# I'm after the brutal truth...



## Damothedevil (Feb 12, 2013)

So just over a week ago I started on a weight loss journey. I'm 34, 5ft 11 and was 102kg (now 101.6kg) goal of 85kg and some sort of fitness. Not getting out of breath after walking up to second floor in a hotel

Between my job and family i'm struggling on gym time but getting there 3 times a week. (Monday, wednesday, thursday) I could do another day but if i did would end up only having around 4-5 hours sleep that night.

I'm doing....

1st day

Legs & shoulders

Leg Press 4 sets of 12. 2 x light 2 x heavy, can only just do 12 tried for 13 and could not do it

Leg Curls 4 sets of 12 as above

Leg Extensions 4 sets of 12 again as above

Shoulder press 5 sets of 12. 2 x light 3 x heavy

Rest day (It was needed)

2nd day

Boxer size type class (high intensity 45min Free class via hotel)

3rd day

Back & Chest

Lat pull down wide grip 5 sets of 12, 2 x light 3 x heavy on last set I could do 13 here but no more.

Seated cable row again 2 x light 3 x heavy

Chest press 5 sets of 12 again 2 x light 2 x heavy

Peck deck 5 sets of again as above

I then did 2 sets of bicep curls (free weights) and 2 sets of tricep extensions (cable)
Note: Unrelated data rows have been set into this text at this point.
static wk_status make_tmap(CUtensorMap* tm, const void* base, int dtype, int ndim, const uint64_t* dims,
                           const uint64_t* strides_bytes, const uint32_t* box) {
    PFN_encodeTiled enc = get_encode_fn();
    if (!enc) {
        set_error("cuTensorMapEncodeTiled entry point unavailable (no CUDA driver?)");
        return WK_ERR_CUDA;
    }
    cuuint64_t gdim[3];
    cuuint64_t gstr[2];
    cuuint32_t bx[3];
    cuuint32_t es[3] = {1, 1, 1};
    for (int i = 0; i < ndim; ++i) { gdim[i] = dims[i]; bx[i] = box[i]; }
    for (int i = 0; i < ndim - 1; ++i) gstr[i] = strides_bytes[i];
    const CUtensorMapDataType ty = dtype == WK_DTYPE_F32 ? CU_TENSOR_MAP_DATA_TYPE_FLOAT32
                                   : dtype == WK_DTYPE_F16 ? CU_TENSOR_MAP_DATA_TYPE_FLOAT16 : CU_TENSOR_MAP_DATA_TYPE_BFLOAT16;
    CUresult r = enc(tm, ty,
                     (cuuint32_t)ndim, const_cast<void*>(base), gdim, gstr, bx, es, CU_TENSOR_MAP_INTERLEAVE_NONE,
// ... 30 lines not shown
        attr_set = true;
    }
    return launch_k(gemm_wgmma_kernel<T, BN, EPI>, dim3(grid), dim3(kGemmThreads), smem, stream, pdl, tmA, tmB, tmO, p);
}

template <typename T, int EPI>
static cudaError_t launch_gemm_store(const CUtensorMap& tmA, const CUtensorMap& tmB, const CUtensorMap& tmO, const GemmKParams& p, int grid,
                                     size_t smem, int pdl, cudaStream_t stream) {
    switch (p.bn) {
        case 64: return launch_gemm<T, 64, EPI>(tmA, tmB, tmO, p, grid, smem, pdl, stream);
        case 128: return launch_gemm<T, 128, EPI>(tmA, tmB, tmO, p, grid, smem, pdl, stream);
        default: return launch_gemm<T, 256, EPI>(tmA, tmB, tmO, p, grid, smem, pdl, stream);
    }
}

template <typename T>
static cudaError_t launch_gemm_n(const CUtensorMap& tmA, const CUtensorMap& tmB, const CUtensorMap& tmO, const GemmKParams& p, int grid,
                                 size_t smem, int pdl, cudaStream_t stream) {
    switch (gemm_epi(p.mode)) {
        case kEpiFp8Heads: return launch_gemm<T, 256, kEpiFp8Heads>(tmA, tmB, tmO, p, grid, smem, pdl, stream);
        case kEpiStore16: return launch_gemm_store<T, kEpiStore16>(tmA, tmB, tmO, p, grid, smem, pdl, stream);
        case kEpiStore32: return launch_gemm_store<T, kEpiStore32>(tmA, tmB, tmO, p, grid, smem, pdl, stream);
        default: break;
    }
    switch (p.bn) {
        case 16: return launch_gemm<T, 16, kEpiPartialT>(tmA, tmB, tmO, p, grid, smem, pdl, stream);
        case 32: return launch_gemm<T, 32, kEpiPartialT>(tmA, tmB, tmO, p, grid, smem, pdl, stream);
        case 64: return launch_gemm<T, 64, kEpiPartialT>(tmA, tmB, tmO, p, grid, smem, pdl, stream);
        case 128: return launch_gemm<T, 128, kEpiPartialT>(tmA, tmB, tmO, p, grid, smem, pdl, stream);
        default: return launch_gemm<T, 256, kEpiPartialT>(tmA, tmB, tmO, p, grid, smem, pdl, stream);
    }
}
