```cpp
static int stage_and_upload(aos2_lba *s, WindowPool &pool, const aos2_lba_problem_t *problems, const std::vector<int> &act, const std::vector<Pass> &passes,
                            const ArenaPlan &A)
{
    const int nw = (int)act.size();
    uint8_t *base = s->arena.p, *hin = s->h_in.p;
    std::vector<uint8_t> up_fail(nw, 0);
    pool.run(nw, [&](int i) {
        stage_window(hin, A.L[i], problems[act[i]], passes[i]);
        const size_t r0 = A.L[i].in_Tcw, r1 = i + 1 < nw ? A.L[i + 1].in_Tcw : A.o_tasks;
        if (hipSetDevice(s->device) != hipSuccess || hipMemcpyAsync(base + r0, hin + r0, r1 - r0, hipMemcpyHostToDevice, s->stream) != hipSuccess)
            up_fail[i] = 1;
    });
    for (int i = 0; i < nw; ++i)
        if (up_fail[i]) {
            set_error("LocalBA: upload of window %d failed", act[i]);
            return AOS2_ERR_HIP;
        }
    return AOS2_OK;
}

static void enqueue_prepare(const LaunchCtx &C, const Prog &P)
{
    hipLaunchKernelGGL(k_prepare, dim3(blocks(std::max(P.D.mx_E, P.D.mx_pts), 256), P.nw), dim3(256), 0, P.q, P.blk, C.s->debug_stop_at_poll);
}

static void enqueue_program(LaunchCtx &C, const Prog &P, bool first_group, const int (&iters)[2], const int (&slots)[2])
{
    enqueue_prepare(C, P);
    for (int k = 0; k < 2; ++k) {
        if (k == 1) enqueue_transition(P);
        if (iters[k] > 0) {
            enqueue_init(C, P);
// ... 582 lines not shown
```

Before: 78380.

## Fuse LM initialization into linearization kernel with last-block reduction

On the walk path, the separate points-solve, linearize and LM-init launches are replaced by one kernel. It linearizes points and poses, computes per-point chi2 and diagonal maxima, and backs up poses. The last block to finish, detected with an atomic counter, reduces chi2 and the max diagonal and initializes the LM state. This removes two kernel launches and a 1024-thread pass over the Hessian diagonals. In exchange it adds an atomic completion-counter protocol and changes lambda initialization to use a max reduction.

```diff
diff --git a/active-orb-slam2_amd/csrc/lba.hip b/active-orb-slam2_amd/csrc/lba.hip
--- a/active-orb-slam2_amd/csrc/lba.hip
+++ b/active-orb-slam2_amd/csrc/lba.hip
@@ -240,6 +240,7 @@
     __hip_atomic_store(reinterpret_cast<unsigned long long *>(p), (unsigned long long)__double_as_longlong(v), __ATOMIC_RELAXED,
                        __HIP_MEMORY_SCOPE_AGENT);
 }
+template <bool kMax = false>
 __device__ __forceinline__ void canonical_sums(const LbaWin &W, bool with_scale, double &chi_out, double &scale_out)
 {
     __shared__ double s_red[2][128];
@@ -257,11 +258,11 @@
 #pragma unroll
             for (int u = 0; u < 16; ++u) {
                 c += v[u];
-                s2 += w[u];
+                s2 = kMax ? fmax(s2, w[u]) : s2 + w[u];
             }
         }
         if (with_scale)
-            for (int i = tid; i < 6 * W.np; i += 128) s2 += W.tmp[i];
+            for (int i = tid; i < 6 * W.np; i += 128) s2 = kMax ? fmax(s2, load_dev(W.tmp + i)) : s2 + W.tmp[i];
         s_red[0][tid] = c;
         s_red[1][tid] = s2;
     }
@@ -269,7 +270,7 @@
     for (int h = 64; h > 0; h >>= 1) {
         if (tid < h) {
             s_red[0][tid] += s_red[0][tid + h];
-            s_red[1][tid] += s_red[1][tid + h];
+            s_red[1][tid] = kMax ? fmax(s_red[1][tid], s_red[1][tid + h]) : s_red[1][tid] + s_red[1][tid + h];
         }
         __syncthreads();
     }
@@ -842,6 +843,67 @@
     for (int i = 0; i < 3; ++i) W.b[6 * (size_t)W.np + 3 * (size_t)l + i] = bl[i];
 }
 
+template <bool kLds>
+__device__ __forceinline__ void lin_points_walk_setup(const LbaWin &W, int l)
+{
+    const double *s_pose = walk_sm;
+    const int e0 = W.pt_off[l], e1 = W.pt_off[l + 1];
+    const double *X = W.point + 3 * (size_t)W.hpoint[l];
+    const double Xv[3] = {X[0], X[1], X[2]};
+    double H[9] = {0, 0, 0, 0, 0, 0, 0, 0, 0}, bl[3] = {0, 0, 0}, chi = 0;
+    for (int a = e0; a < e1; a += kWalkChunkLin) {
+        flt4_t lo[kWalkChunkLin];
+        int4_t hi[kWalkChunkLin];
+        double T[kWalkChunkLin][7];
+#pragma unroll
+        for (int u = 0; u < kWalkChunkLin; ++u) erec_load(W, min(a + u, e1 - 1), lo[u], hi[u]);
+#pragma unroll
+        for (int u = 0; u < kWalkChunkLin; ++u)
+#pragma unroll
+            for (int i = 0; i < 7; ++i) T[u][i] = kLds ? s_pose[7 * hi[u].x + i] : W.pose[7 * (size_t)hi[u].x + i];
+#pragma unroll
+        for (int u = 0; u < kWalkChunkLin; ++u) {
+            if (a + u >= e1) break;
+            const uint32_t fl = (uint32_t)hi[u].z;
+            if (fl & kEdgeLevel1) continue;
+            const int stereo = fl & kEdgeStereo;
+            const double ob[3] = {(double)lo[u].x, (double)lo[u].y, (double)lo[u].z};
+            double p[3], R[9];
+            se3_map(T[u], Xv, p);
+            rot_from_quat(T[u], R);
+            double Ja[9];
+            jac_point(W.cam, R, p, stereo, Ja);
+            double res[3];
+            edge_error(W.cam, p, ob, stereo, res);
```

I'm going to look into some simple core strength stuff that i can do while I'm in my hotel room 1st thing in a morning before i start for the day. Plank maybe?

I have recorded what i have eaten over the last week and i don't think its to bad but may be too high in carbs in the long run? I'm not sure, just going off what i read on here I'm going to try put myself a meal plan together

It worked out average of 1800cal split between 54% carbs, 16% fat and 30% protein and that includes 2 x protein shake a day (100% gold standard whey)
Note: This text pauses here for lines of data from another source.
template <int CS, int CPT, int VARIANT>
static int launch_cg_cluster(fgb_batch *b, float *p_out, int zero_init, int reset_steps, int max_iter, int slot,
                             const int32_t *active, cudaStream_t st) {
    constexpr int T = 512;
    const int N = b->t.N;
    const int per = (N + CS - 1) / CS;
    if (per > T * CPT) return 1;
    const size_t smem = ((size_t)2 * T * CPT + (size_t)2 * (T / 32) * CS) * sizeof(float) + 16;
    auto kern = k_cg_cluster<T, CPT, CS, VARIANT>;
    cudaError_t ce = cudaFuncSetAttribute(kern, cudaFuncAttributeMaxDynamicSharedMemorySize, (int)smem);
    if (ce != cudaSuccess) return set_err(FGB_E_CUDA, "cudaFuncSetAttribute(k_cg_cluster)", ce);
    cudaLaunchConfig_t cfg; memset(&cfg, 0, sizeof(cfg));
    cfg.gridDim = dim3(b->B * CS); cfg.blockDim = dim3(T); cfg.dynamicSmemBytes = smem; cfg.stream = st;
    cudaLaunchAttribute attr[1];
    attr[0].id = cudaLaunchAttributeClusterDimension;
    attr[0].val.clusterDim.x = CS; attr[0].val.clusterDim.y = 1; attr[0].val.clusterDim.z = 1;
    cfg.attrs = attr; cfg.numAttrs = 1;
    ce = cudaLaunchKernelEx(&cfg, kern, b->t, (const float *)b->Poff, (const float *)b->Pdiag, (const float *)b->div, p_out,
                            max_iter, b->opt.p_tol, zero_init, reset_steps, slot, active, b->iters, b->resid, b->iter_total);
    if (ce != cudaSuccess) return set_err(FGB_E_CUDA, "cudaLaunchKernelEx(k_cg_cluster)", ce);
    return FGB_OK;
}

template <int CS, int CPT, bool PUSH = false, int T = 512, int MINB = 1>
static int launch_cg_cluster_mb(fgb_batch *b, const float *poff, const float *pdiag, const float *rhs, float *p_out, int zero_init,
                                int reset_steps, int max_iter, int slot, const int32_t *active, int flags, float *mean_out,
                                cudaStream_t st) {
    const int N = b->t.N;
    const int per = (N + CS - 1) / CS;
    if (per > T * CPT) return 1;
    if (PUSH && (!b->t.cg_slot || !b->t.cg_exp || !b->t.cg_cnt || b->t.cg_cs != CS || b->t.cg_pad != T * CPT))
        return set_err(FGB_E_ARG, "cg_impl 6: tables.cg_* (halo plan) missing or built for another cluster size");
    const size_t smem = ((size_t)2 * T * CPT + (size_t)2 * (T / 32) * CS + (PUSH ? (size_t)b->t.cg_hmax : 0)) * sizeof(float) + 4 * 8 + 16 +
                        (PUSH ? (size_t)b->t.cg_emax * 8 : 0);
    if (smem > 227 * 1024) return set_err(FGB_E_ARG, "cg_impl 6: halo plan does not fit in shared memory");
    auto kern = k_cg_cluster_mb<T, CPT, CS, PUSH, MINB>;
    cudaError_t ce = cudaFuncSetAttribute(kern, cudaFuncAttributeMaxDynamicSharedMemorySize, (int)smem);
    if (ce != cudaSuccess) return set_err(FGB_E_CUDA, "cudaFuncSetAttribute(k_cg_cluster_mb)", ce);
    if (CS > 8) {
        ce = cudaFuncSetAttribute(kern, cudaFuncAttributeNonPortableClusterSizeAllowed, 1);
        if (ce != cudaSuccess) return set_err(FGB_E_CUDA, "cudaFuncSetAttribute(k_cg_cluster_mb, non-portable cluster)", ce);
    }
    cudaLaunchConfig_t cfg; memset(&cfg, 0, sizeof(cfg));
    cfg.gridDim = dim3(b->B * CS); cfg.blockDim = dim3(T); cfg.dynamicSmemBytes = smem; cfg.stream = st;
    cudaLaunchAttribute attr[1];
    attr[0].id = cudaLaunchAttributeClusterDimension;
    attr[0].val.clusterDim.x = CS; attr[0].val.clusterDim.y = 1; attr[0].val.clusterDim.z = 1;
    cfg.attrs = attr; cfg.numAttrs = 1;
    ce = cudaLaunchKernelEx(&cfg, kern, b->t, poff, pdiag, rhs, p_out, max_iter, b->opt.p_tol, zero_init, reset_steps, slot, active,
                            b->iters, b->resid, b->iter_total, flags, mean_out);
    if (ce != cudaSuccess) return set_err(FGB_E_CUDA, "cudaLaunchKernelEx(k_cg_cluster_mb)", ce);
    return FGB_OK;
}

template <int T, int CPT, int CS, int MINB>
static int launch_cg_strip(fgb_batch *b, const float *poff, const float *pdiag, const float *rhs, float *p_out, int zero_init,
                           int reset_steps, int max_iter, int slot, const int32_t *active, int flags, float *mean_out,
                           cudaStream_t st) {
    if (b->t.st_cs != CS || b->t.st_T != T || b->t.st_cpt != CPT) return 1;
    if ((size_t)CS * T * CPT > (size_t)KRY_VECS * b->t.N)
        return set_err(FGB_E_ARG, "cg_impl 11: domain too small for the best-iterate scratch (use cg_impl 6)");
    const size_t smem = ((size_t)5 * CPT * T + (size_t)b->t.st_slots + (size_t)b->t.st_gmax + (size_t)2 * CS + 2 * (T / 32) + 2) * sizeof(float) + 4 * 8 +
                        ((size_t)b->t.st_remax + (size_t)b->t.st_lemax) * 8;
    if (smem > 227 * 1024 || (b->t.st_slots & 3) || (b->t.st_gmax & 1))
        return set_err(FGB_E_ARG, "cg_impl 11: strip plan does not fit in shared memory");
    auto kern = k_cg_strip<T, CPT, CS, MINB>;
    cudaError_t ce = cudaFuncSetAttribute(kern, cudaFuncAttributeMaxDynamicSharedMemorySize, (int)smem);
    if (ce != cudaSuccess) return set_err(FGB_E_CUDA, "cudaFuncSetAttribute(k_cg_strip)", ce);
    if (CS > 8) {
        ce = cudaFuncSetAttribute(kern, cudaFuncAttributeNonPortableClusterSizeAllowed, 1);
        if (ce != cudaSuccess) return set_err(FGB_E_CUDA, "cudaFuncSetAttribute(k_cg_strip, non-portable cluster)", ce);
    }
    cudaLaunchConfig_t cfg; memset(&cfg, 0, sizeof(cfg));
    cfg.gridDim = dim3(b->B * CS); cfg.blockDim = dim3(T); cfg.dynamicSmemBytes = smem; cfg.stream = st;
    cudaLaunchAttribute attr[1];
    attr[0].id = cudaLaunchAttributeClusterDimension;
    attr[0].val.clusterDim.x = CS; attr[0].val.clusterDim.y = 1; attr[0].val.clusterDim.z = 1;
    cfg.attrs = attr; cfg.numAttrs = 1;
    ce = cudaLaunchKernelEx(&cfg, kern, b->t, poff, pdiag, rhs, p_out, max_iter, b->opt.p_tol, zero_init, reset_steps, slot, active,
                            b->iters, b->resid, b->iter_total, flags, mean_out, b->kry);
    if (ce != cudaSuccess) return set_err(FGB_E_CUDA, "cudaLaunchKernelEx(k_cg_strip)", ce);
    return FGB_OK;
}

template <int T, int CPT, int MINB>
static int cg_strip_cs(fgb_batch *b, const float *poff, const float *pdiag, const float *rhs, float *p_out, int zero_init,
                       int reset_steps, int max_iter, int slot, const int32_t *active, int flags, float *mean_out, cudaStream_t st) {
    int rc = launch_cg_strip<T, CPT, 1, MINB>(b, poff, pdiag, rhs, p_out, zero_init, reset_steps, max_iter, slot, active, flags, mean_out, st);
    if (rc == 1) rc = launch_cg_strip<T, CPT, 2, MINB>(b, poff, pdiag, rhs, p_out, zero_init, reset_steps, max_iter, slot, active, flags, mean_out, st);
    if (rc == 1) rc = launch_cg_strip<T, CPT, 4, MINB>(b, poff, pdiag, rhs, p_out, zero_init, reset_steps, max_iter, slot, active, flags, mean_out, st);
    if (rc == 1) rc = launch_cg_strip<T, CPT, 8, MINB>(b, poff, pdiag, rhs, p_out, zero_init, reset_steps, max_iter, slot, active, flags, mean_out, st);
    if (rc == 1) rc = launch_cg_strip<T, CPT, 16, MINB>(b, poff, pdiag, rhs, p_out, zero_init, reset_steps, max_iter, slot, active, flags, mean_out, st);
    return rc;
}
static int cg_strip_any(fgb_batch *b, const float *poff, const float *pdiag, const float *rhs, float *p_out, int zero_init,
                        int reset_steps, int max_iter, int slot, const int32_t *active, int flags, float *mean_out, cudaStream_t st) {
    int rc = cg_strip_cs<480, 17, 1>(b, poff, pdiag, rhs, p_out, zero_init, reset_steps, max_iter, slot, active, flags, mean_out, st);
    if (rc == 1) rc = cg_strip_cs<256, 17, 2>(b, poff, pdiag, rhs, p_out, zero_init, reset_steps, max_iter, slot, active, flags, mean_out, st);
    if (rc == 1) rc = cg_strip_cs<896, 9, 1>(b, poff, pdiag, rhs, p_out, zero_init, reset_steps, max_iter, slot, active, flags, mean_out, st);
    if (rc == 1) rc = cg_strip_cs<640, 13, 1>(b, poff, pdiag, rhs, p_out, zero_init, reset_steps, max_iter, slot, active, flags, mean_out, st);
    if (rc == 1) rc = cg_strip_cs<320, 13, 2>(b, poff, pdiag, rhs, p_out, zero_init, reset_steps, max_iter, slot, active, flags, mean_out, st);
    return rc;
}


template <int T, int CPT, int CS>
static int launch_cg_strip2(fgb_batch *b, const float *poff, const float *pdiag, const float *rhs, float *p_out, int zero_init,
                            int reset_steps, int max_iter, int slot, const int32_t *active, int flags, float *mean_out,
                            cudaStream_t st) {
    if (b->t.st_cs != CS || b->t.st_T != T || b->t.st_cpt != CPT) return 1;
    if ((size_t)CS * T * CPT > (size_t)KRY_VECS * b->t.N)
        return set_err(FGB_E_ARG, "cg_impl 12: domain too small for the best-iterate scratch (use cg_impl 6)");
    const size_t envf = ((size_t)5 * CPT * T + (size_t)b->t.st_slots + (size_t)b->t.st_gmax + (size_t)2 * CS + 2 * (T / 32) + 3) & ~(size_t)3;
    const size_t smem = 2 * envf * sizeof(float) + 4 * 8 + 4 * 4 + ((size_t)b->t.st_remax + (size_t)b->t.st_lemax) * 8;
    if (smem > 227 * 1024 || (b->t.st_slots & 3) || (b->t.st_gmax & 1))
        return set_err(FGB_E_ARG, "cg_impl 12: strip plan does not fit in shared memory");
    auto kern = k_cg_strip2<T, CPT, CS>;
    cudaError_t ce = cudaFuncSetAttribute(kern, cudaFuncAttributeMaxDynamicSharedMemorySize, (int)smem);
    if (ce != cudaSuccess) return set_err(FGB_E_CUDA, "cudaFuncSetAttribute(k_cg_strip2)", ce);
    if (CS > 8) {
        ce = cudaFuncSetAttribute(kern, cudaFuncAttributeNonPortableClusterSizeAllowed, 1);
        if (ce != cudaSuccess) return set_err(FGB_E_CUDA, "cudaFuncSetAttribute(k_cg_strip2, non-portable cluster)", ce);
    }
    cudaLaunchConfig_t cfg; memset(&cfg, 0, sizeof(cfg));
    cfg.gridDim = dim3(((b->B + 1) / 2) * CS); cfg.blockDim = dim3(T); cfg.dynamicSmemBytes = smem; cfg.stream = st;
    cudaLaunchAttribute attr[1];
    attr[0].id = cudaLaunchAttributeClusterDimension;
    attr[0].val.clusterDim.x = CS; attr[0].val.clusterDim.y = 1; attr[0].val.clusterDim.z = 1;
    cfg.attrs = attr; cfg.numAttrs = 1;
    ce = cudaLaunchKernelEx(&cfg, kern, b->t, poff, pdiag, rhs, p_out, b->B, max_iter, b->opt.p_tol, zero_init, reset_steps, slot, active,
                            b->iters, b->resid, b->iter_total, flags, mean_out, b->kry);
    if (ce != cudaSuccess) return set_err(FGB_E_CUDA, "cudaLaunchKernelEx(k_cg_strip2)", ce);
    return FGB_OK;
}
static int cg_strip2_any(fgb_batch *b, const float *poff, const float *pdiag, const float *rhs, float *p_out, int zero_init,
                         int reset_steps, int max_iter, int slot, const int32_t *active, int flags, float *mean_out, cudaStream_t st) {
    int rc = launch_cg_strip2<480, 9, 2>(b, poff, pdiag, rhs, p_out, zero_init, reset_steps, max_iter, slot, active, flags, mean_out, st);
    if (rc == 1) rc = launch_cg_strip2<480, 9, 4>(b, poff, pdiag, rhs, p_out, zero_init, reset_steps, max_iter, slot, active, flags, mean_out, st);
    if (rc == 1) rc = launch_cg_strip2<480, 9, 8>(b, poff, pdiag, rhs, p_out, zero_init, reset_steps, max_iter, slot, active, flags, mean_out, st);
    return rc;
}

My food intake is what i see to be my biggest problem as i used to eat loads of take aways due to my job (away from home travel around a lot and stay in hotels 5-6 nights a week) its been really really hard not to just go to a drive though and make sure i go to a shop tesco etc to buy fruit pot, salad pot, pasta pot, chicken or a tin of tuna. My company pay for my food bill while I'm away upto £20 per day

Basically I want to know if i continue as above will i be ok and get to my goal or am i going to end up in starvation mode or hurt myself? I feel abit saw everywhere right now and i really don't want to fail like i did when i tried getting into shape afew years ago. That's why I'm on this forum to get some help and do some reading on what i need to do.

Feed back very much welcome

Thanks

Damo


----------



## MF88 (Jul 1, 2012)

First off mate, keep your head up, stay focused and realise how shit you'll feel if you fail. You can achieve whatever you set your mind to as long as you stay dedicated.

Secondly, if at all possible, prepare your meals for the week and take them with you to your work. That way, you'll always have food to hand when you need it and you'll know what you're eating, instead of Donald's or KFC etc..

And thirdly, you said you're struggling to get in the gym due to family and work. My advice would be get there whenever you can, join a 24 hour gym if there's one in your area and change your sleep pattern so you get up early enough to do it before work.

Good luck mate, I wish you all the best.


----------



## Gaijin (Jan 26, 2014)

youll be fine mate. theres enough info on here and peer supprt for you to gain the relevant info. i personnaly use apps such as 'my fittness pal' to track macros and i fine this helps becaus it aids in the planning aspect of the diet which imo is the hardest thing to do. As for the gym will as said above you could try the 24 hour gym options or eben invlove your family in some exercise weather it be hill walking, a run, cycle roud the local park. every bit helps. even getting a hold of some of those work out dvds like insanity or p90x or meta fit would be a good shout as they take minimal time can be done in house and are convenient as can be really.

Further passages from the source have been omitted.